Quantum Approximate Optimization Algorithm (QAOA) is one of the most promising quantum algorithms for the Noisy Intermediate-Scale Quantum (NISQ) era.
The Quantum Approximate Optimization Algorithm is a hybrid quantum-classical algorithm designed to solve combinatorial optimization problems. It works by preparing a quantum state through a sequence of quantum operations, alternating between two types of unitary transformations: one based on the problem Hamiltonian and another based on a mixing Hamiltonian. The algorithm uses classical optimization to find the best parameters for these transformations.
While QAOA may not always find the optimal solution, it can find good approximate solutions, making it particularly interesting for near-term quantum computers with limited coherence times. The algorithm’s performance typically improves as more iterations are added.
Quantifying the performance of QAOA in the near-term regime is of utmost importance.
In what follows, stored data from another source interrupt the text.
# jibanCat/gp_dla_detection

Measured on AMD Instinct MI355X. Metric: sample log-likelihoods/sec (n~1500,k=20), higher is better.
Workload: dtype f64; 1 GPU; BASELINE configs[1]: synthetic spectra, fused Voigt + low-rank log-evidence sweep, HBM-resident; spectra_per_gpu=1000, pixels=1500, k=20, dla_samples=10000, num_lines=3, parallelism=spectra sharded over 1 GPU(s), RCCL all-gather of the 15-column posterior table

## Files before the change

gp_dla_detection_amd/csrc/sweep_kernels.hpp:

```cpp
#pragma once
#include <hip/hip_runtime.h>
#include <stdint.h>

#include <type_traits>
#include <utility>

#include "faddeeva.hpp"
#include "near_tables.hpp"

namespace gpdla {

typedef double d4 __attribute__((ext_vector_type(4)));

typedef float f4 __attribute__((ext_vector_type(4)));

template <typename T> struct Mat;
template <> struct Mat<double> {
  using acc_t = d4;
  static __device__ __forceinline__ acc_t mfma(double a, double b, acc_t c) {
    return __builtin_amdgcn_mfma_f64_16x16x4f64(a, b, c, 0, 0, 0);
  }
  static __device__ __forceinline__ int sample_of(int jj, int r) { return jj + 4 * r; }
  static __device__ __forceinline__ int jj_of(int sample) { return sample & 3; }
  static __device__ __forceinline__ int reg_of(int sample) { return sample >> 2; }
// ... 427 lines not shown
  p = fma(p, r, 0.16666666666666666);
  p = fma(p, r, 0.5);
  p = fma(p, r, 1.0);
  p = fma(p, r, 1.0);
  return ldexp(p, (int)n);
}

constexpr double kE1 = 0x1.7fffffffd940ep+0, kE2 = 0x1.e0000294b4cbcp+1, kE3 = 0x1.a3f92a26b3728p+3,
                 kE4 = 0x1.df9f0e43cd754p+5;
__device__ __forceinline__ double wing_lead(double rho, double e3v) {
  double t;
  asm("v_fma_f64 %0, %1, %2, %3" : "=v"(t) : "v"(rho), "s"(kE4), "v"(e3v));
  return t;
}

__device__ __forceinline__ double wing_core(double x2, double y2) {
  const double rho = fast_rcp(x2 + y2);
  double t = fma(kE4, rho, kE3);
  t = fma(t, rho, kE2);
  t = fma(t, rho, kE1);
  t = fma(t, rho, 1.0);
  t = fma(-2.0 * y2 * rho, rho, t);
  return rho * t;
}

__device__ __forceinline__ void glds16(const double *gsrc, double *lds_wave_base) {
  const uint32_t lds = __builtin_amdgcn_readfirstlane(
      (uint32_t)(uintptr_t)(__attribute__((address_space(3))) void *)lds_wave_base);
  asm volatile("s_mov_b32 m0, %1\n\ts_nop 0\n\tglobal_load_lds_dwordx4 %0, off"
               :
               : "v"(gsrc), "s"(lds)
               : "memory", "m0");
}
__device__ __forceinline__ void glds_wait() {
  __builtin_amdgcn_s_waitcnt(0x0F70);
  asm volatile("" ::: "memory");
}

constexpr int kRecordPoolPad = 8;
__device__ __forceinline__ void glds_quad(const double *gsrc, uint32_t lds, int count) {
  if (count >= 4)
    asm volatile("s_mov_b32 m0, %1\n\ts_nop 0\n\tglobal_load_lds_dwordx4 %0, off\n\t"
                 "global_load_lds_dwordx4 %0, off offset:1024\n\tglobal_load_lds_dwordx4 %0, off offset:2048\n\t"
                 "global_load_lds_dwordx4 %0, off offset:3072"
                 :
                 : "v"(gsrc), "s"(lds)
                 : "memory", "m0");
  else if (count == 3)
    asm volatile("s_mov_b32 m0, %1\n\ts_nop 0\n\tglobal_load_lds_dwordx4 %0, off\n\t"
                 "global_load_lds_dwordx4 %0, off offset:1024\n\tglobal_load_lds_dwordx4 %0, off offset:2048"
                 :
                 : "v"(gsrc), "s"(lds)
                 : "memory", "m0");
  else if (count == 2)
    asm volatile("s_mov_b32 m0, %1\n\ts_nop 0\n\tglobal_load_lds_dwordx4 %0, off\n\t"
                 "global_load_lds_dwordx4 %0, off offset:1024"
                 :
                 : "v"(gsrc), "s"(lds)
                 : "memory", "m0");
  else if (count == 1)
    asm volatile("s_mov_b32 m0, %1\n\ts_nop 0\n\tglobal_load_lds_dwordx4 %0, off" : : "v"(gsrc), "s"(lds) : "memory", "m0");
}
template <int KIB, int WAVES>
__device__ __forceinline__ void glds_chunk(const double *src, uint32_t lds, int wave, int lane) {
  constexpr int PER = (KIB + WAVES - 1) / WAVES;
  const int first = wave * PER;
// ... 414 lines not shown
  return q_s + ld_s + e[0];
#else
  if (role != 0) return NAN;
  if (TW <= 14)
    return factor_rows<ES::ROWS, ES::LPS, 20>(e + half * ncols, s & (ES::LPS - 1), k, voff, q_s, ld_s, n_kept);
#ifndef GPDLA_EXP_LDSEPI
  if constexpr (TW > 30 && ES::LPS == 16) {
    Rows16<40> R;
    load_rows16<40>(R, e, s, k, voff);
    return factor_rows16<40>(R, k, q_s, ld_s, n_kept);
  }
#endif
  return factor_lds<ES::ROWS, ES::LPS>(e + half * ncols, s & (ES::LPS - 1), k, voff, q_s, ld_s, n_kept);
#endif
}

__device__ __forceinline__ double near_poly(const double *line_tab, double ax) {
  const bool core = ax < 8.0;
  const double u = core ? ax * 8.0 : (ax - 8.0) * 2.0;
  const int i = (int)u;
  const double t = (u - (double)i) - 0.5;
  const double *c = line_tab + (size_t)((core ? 0 : kNearCore) + i) * kNearCoef;
  double cf[kNearCoef];
#pragma unroll
  for (int k = 0; k < kNearCoef; ++k) cf[k] = c[k];
  double p = cf[kNearCoef - 1];
#pragma unroll
  for (int k = kNearCoef - 2; k >= 0; --k) p = fma(p, t, cf[k]);
  return p;
}

__device__ __forceinline__ uint32_t hi_word(double v) { return (uint32_t)__double2hiint(v); }

__device__ __forceinline__ double wing_sum3(double lamP, double msa, double msb, double msc, double cs,
                                            bool *near) {
  const double xa = fma(lamP, msa, -cs), xb = fma(lamP, msb, -cs), xc = fma(lamP, msc, -cs);
  const double sa = fma(xa, xa, g_lines.y2[0]), sb = fma(xb, xb, g_lines.y2[1]), sc = fma(xc, xc, g_lines.y2[2]);
  static_assert(__builtin_bit_cast(unsigned long long, 900.0) == 0x408C200000000000ull, "bits of 900.0");
  *near = min(min(hi_word(sa), hi_word(sb)), hi_word(sc)) < 0x408C2000u;
  const double pab = sa * sb, pbc = sb * sc, pac = sa * sc;
  const double rinv = fast_rcp(pab * sc);
  const double ra = rinv * pbc, rb = rinv * pac, rc = rinv * pab;
  double ta = ra * kE4 + kE3, tb = rb * kE4 + kE3, tc = rc * kE4 + kE3;
  ta = fma(ta, ra, g_lines.t2[0]); tb = fma(tb, rb, g_lines.t2[1]); tc = fma(tc, rc, g_lines.t2[2]);
  ta = fma(ta, ra, kE1); tb = fma(tb, rb, kE1); tc = fma(tc, rc, kE1);
  ta = fma(ta, ra, 1.0); tb = fma(tb, rb, 1.0); tc = fma(tc, rc, 1.0);
  return fma(g_lines.cwing[2], rc * tc, fma(g_lines.cwing[1], rb * tb, g_lines.cwing[0] * (ra * ta)));
}

__device__ __forceinline__ double wing_sum3_rcp4(double lamP, double msa, double msb, double msc, double cs,
                                                 bool *near, double d, double *inv_d) {
  const double xa = fma(lamP, msa, -cs), xb = fma(lamP, msb, -cs), xc = fma(lamP, msc, -cs);
  const double sa = fma(xa, xa, g_lines.y2[0]), sb = fma(xb, xb, g_lines.y2[1]), sc = fma(xc, xc, g_lines.y2[2]);
  *near = min(min(hi_word(sa), hi_word(sb)), hi_word(sc)) < 0x408C2000u;
  const double pab = sa * sb, pabc = pab * sc;
  const double rinv = fast_rcp(pabc * d);
  *inv_d = rinv * pabc;
  const double r3 = rinv * d;
  const double rc = r3 * pab, r2 = r3 * sc;
  const double ra = r2 * sb, rb = r2 * sa;
  const double e3v = kE3;
  double ta = wing_lead(ra, e3v), tb = wing_lead(rb, e3v), tc = wing_lead(rc, e3v);
  ta = fma(ta, ra, g_lines.t2[0]); tb = fma(tb, rb, g_lines.t2[1]); tc = fma(tc, rc, g_lines.t2[2]);
  ta = fma(ta, ra, kE1); tb = fma(tb, rb, kE1); tc = fma(tc, rc, kE1);
  ta = fma(ta, ra, 1.0); tb = fma(tb, rb, 1.0); tc = fma(tc, rc, 1.0);
  return fma(g_lines.cwing[2], rc * tc, fma(g_lines.cwing[1], rb * tb, g_lines.cwing[0] * (ra * ta)));
}

constexpr int kRing2 = 33;
constexpr int kExpTab = 64;

struct ExpState {
  double r, tabv;
  int ni;
};
__device__ __forceinline__ ExpState exp_table_begin(double x, const double *tab) {
  ExpState e;
  const double nf = rint(x * 92.33248261689366);
  asm("v_cvt_i32_f64 %0, %1" : "=v"(e.ni) : "v"(nf));
  e.tabv = tab[e.ni & (kExpTab - 1)];
  e.r = fma(-nf, 0.010830424667801708, x);
  e.r = fma(-nf, 2.8447437476627285e-11, e.r);
  return e;
}
__device__ __forceinline__ double exp_table_end(const ExpState &e) {
  double p, c4 = 0.041666666666666664, c3 = 0.16666666666666666;
  asm("v_fma_f64 %0, %1, %2, %3" : "=v"(p) : "s"(0.008333333333333333), "v"(e.r), "v"(c4));
  asm("v_fma_f64 %0, %1, %2, %3" : "=v"(p) : "v"(p), "v"(e.r), "v"(c3));
  p = fma(p, e.r, 0.5);
  p = fma(p, e.r, 1.0);
  p = fma(p, e.r, 1.0);
  return ldexp(e.tabv * p, e.ni >> 6);
}
constexpr double kExpScale = 92.33248261689366;
__device__ __forceinline__ ExpState exp_table_begin_scaled(double t, const double *tab) {
  ExpState e;
  const double nf = rint(t);
  asm("v_cvt_i32_f64 %0, %1" : "=v"(e.ni) : "v"(nf));
  e.tabv = tab[e.ni & (kExpTab - 1)];
// ... 15 lines not shown
__device__ __forceinline__ double exp_table(double x, const double *tab) {
  return exp_table_end(exp_table_begin(x, tab));
}
__device__ __forceinline__ double exp_table_scaled(double t, const double *tab) {
  return exp_table_end_scaled(exp_table_begin_scaled(t, tab));
}

template <int LINES>
__device__ __forceinline__ double total_near(double lamP, double m0, double m1, double m2,
                                             const double *mult_lds, int L) {
  const double c_light = g_lines.c, inv_s = g_lines.inv_sqrt2_sigma;
  const double *tab = g_lines.near_poly;
  double total = 0.0;
  if (LINES > 0) {
    const double mm[3] = {m0, m1, m2};
#pragma unroll
    for (int j = 0; j < (LINES > 0 ? LINES : 1); ++j) {
      const double ax = fabs((lamP * mm[j < 3 ? j : 0] - c_light) * inv_s);
      const double f = ax < 30.0
                           ? 1.7724538509055159 * g_lines.leading[j] * near_poly(tab + j * kNearLineDoubles, ax)
                           : g_lines.cwing[j] * wing_core(ax * ax, g_lines.y2[j]);
      total += f;
    }
  } else {
    for (int j = 0; j < L; ++j) {
      const double ax = fabs((lamP * mult_lds[j] - c_light) * inv_s);
      const double f = ax < 30.0
                           ? 1.7724538509055159 * g_lines.leading[j] * near_poly(tab + j * kNearLineDoubles, ax)
                           : g_lines.cwing[j] * wing_core(ax * ax, g_lines.y2[j]);
      total += f;
    }
  }
  return total;
}

constexpr int kLineUnroll = 4;
__device__ __forceinline__ double wing_sum_runtime(double rho, double cs, int L, bool *near_out) {
  double total = 0.0;
  bool near = false;
  int j0 = 0;
  for (; j0 + kLineUnroll <= L; j0 += kLineUnroll) {
    double f[kLineUnroll];
#pragma unroll
    for (int u = 0; u < kLineUnroll; ++u) {
      const double x = fma(rho, g_lines.wing[j0 + u].kms, -cs);
      const double x2 = x * x;
      near |= x2 < 900.0;
      f[u] = wing_core(x2, g_lines.wing[j0 + u].y2);
    }
#pragma unroll
    for (int u = 0; u < kLineUnroll; ++u) total = fma(g_lines.wing[j0 + u].cwing, f[u], total);
  }
  for (; j0 < L; ++j0) {
    const double x = fma(rho, g_lines.wing[j0].kms, -cs);
    const double x2 = x * x;
    near |= x2 < 900.0;
    total = fma(g_lines.wing[j0].cwing, wing_core(x2, g_lines.wing[j0].y2), total);
  }
  *near_out = near;
  return total;
}

__device__ __forceinline__ double total_near_at(double lamP, double one_plus_z, int L) {
  const double c_light = g_lines.c, inv_s = g_lines.inv_sqrt2_sigma;
  const double *tab = g_lines.near_poly;
  double total = 0.0;
// ... 70 lines not shown
  if (tid < kExpTab) exp_tab[tid] = exp2((double)tid * (1.0 / kExpTab));
  double *my_ring = ring + (size_t)(wave * kSamplesPerWave + s) * kRing2 + jj;
  const double *lam = a.lam_pad + m.lam_off;
  const int n_pad = m.n_u + 6;
  const double nscale64 = -nhi * g_lines.inv_sqrt2pi_sigma * kInvSqrtPi * kExpScale;
  const double *rec_base = a.records + m.rec_off * (int64_t)RD;
  const int nchunks = (m.steps + kChunkSteps - 1) / kChunkSteps;

  static_assert((kChunkSteps * RD) % 128 == 0, "a chunk is a whole number of KiB");
  const int wave_s = __builtin_amdgcn_readfirstlane(wave);
  const uint32_t stage_lds = __builtin_amdgcn_readfirstlane(lds_address(stage));
  auto issue_chunk = [&](int c) {
    glds_chunk<kChunkSteps * RD / 128, WAVES>(rec_base + (size_t)c * kChunkSteps * RD,
                                              stage_lds + (uint32_t)(c & 1) * (uint32_t)(kChunkSteps * RD * 8), wave_s, lane);
  };
  issue_chunk(0);

  const double c_light = g_lines.c, inv_s = g_lines.inv_sqrt2_sigma;
  double ms_r[LINES > 0 ? LINES : 1];
#pragma unroll
  for (int j = 0; j < (LINES > 0 ? LINES : 0); ++j) ms_r[j] = mult_r[j] * inv_s;
  const double cs = c_light * inv_s;
#define GPDLA_TOTAL_ACCURATE(lamP)                                                        \
  total_near<LINES>((lamP), mult_r[0], mult_r[LINES > 1 ? 1 : 0], mult_r[LINES > 2 ? 2 : 0], \
                    my_mult, L)
#define GPDLA_RAW_ACCURATE(lamP) exp_table_scaled(nscale64 * GPDLA_TOTAL_ACCURATE(lamP), exp_tab)

  __syncthreads();
  for (int c3 = 0; c3 < 3; ++c3) {
    const double lam0 = lam[min(4 * c3 + jj, n_pad - 1)];
    double v;
    if (LINES == 3) {
      bool near0;
      v = exp_table_scaled(nscale64 * wing_sum3(lam0, ms_r[0], ms_r[LINES > 1 ? 1 : 0], ms_r[LINES > 2 ? 2 : 0],
                                                cs, &near0), exp_tab);
      if (__any(near0)) v = GPDLA_RAW_ACCURATE(lam0);
    } else {
      v = GPDLA_RAW_ACCURATE(lam0);
    }
    my_ring[4 * c3] = v;
    my_ring[4 * c3 + 16] = v;
  }

  acc_t acc[NTW];
#pragma unroll
  for (int c = 0; c < NTW; ++c) acc[c] = acc_t{0, 0, 0, 0};
  double quad_sum = 0.0, dprod = 1.0;
  double xw[kXW] = {0.0, 0.0}, xu[kXU] = {0.0, 0.0, 0.0, 0.0};
  int dexp = 0;
  const int tile0 = role * NTW;
  [[maybe_unused]] const int nw = TS == 1 ? TW : max(0, min(NTW, TW - tile0));
  const double tap0 = g_lines.taps[0], tap1 = g_lines.taps[1], tap2 = g_lines.taps[2],
               tap3 = g_lines.taps[3];

  glds_wait();
  __syncthreads();
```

A team at Argonne National Laboratory and Clemson University in USA has performed a large-scale numerical study of the approximation ratios attainable by QAOA.
To find good QAOA parameters they performed 990 million 10-qubit QAOA circuit evaluations. The researchers found that the approximation ratio increases only marginally as the depth is increased, and the gains are offset by the increasing complexity of optimizing variational parameters. They observed a high variation in approximation ratios attained by QAOA, including high variations within the same class of problem instances. They also discovered that the difference in approximation ratios between problem instances increases as the similarity between instances decreases.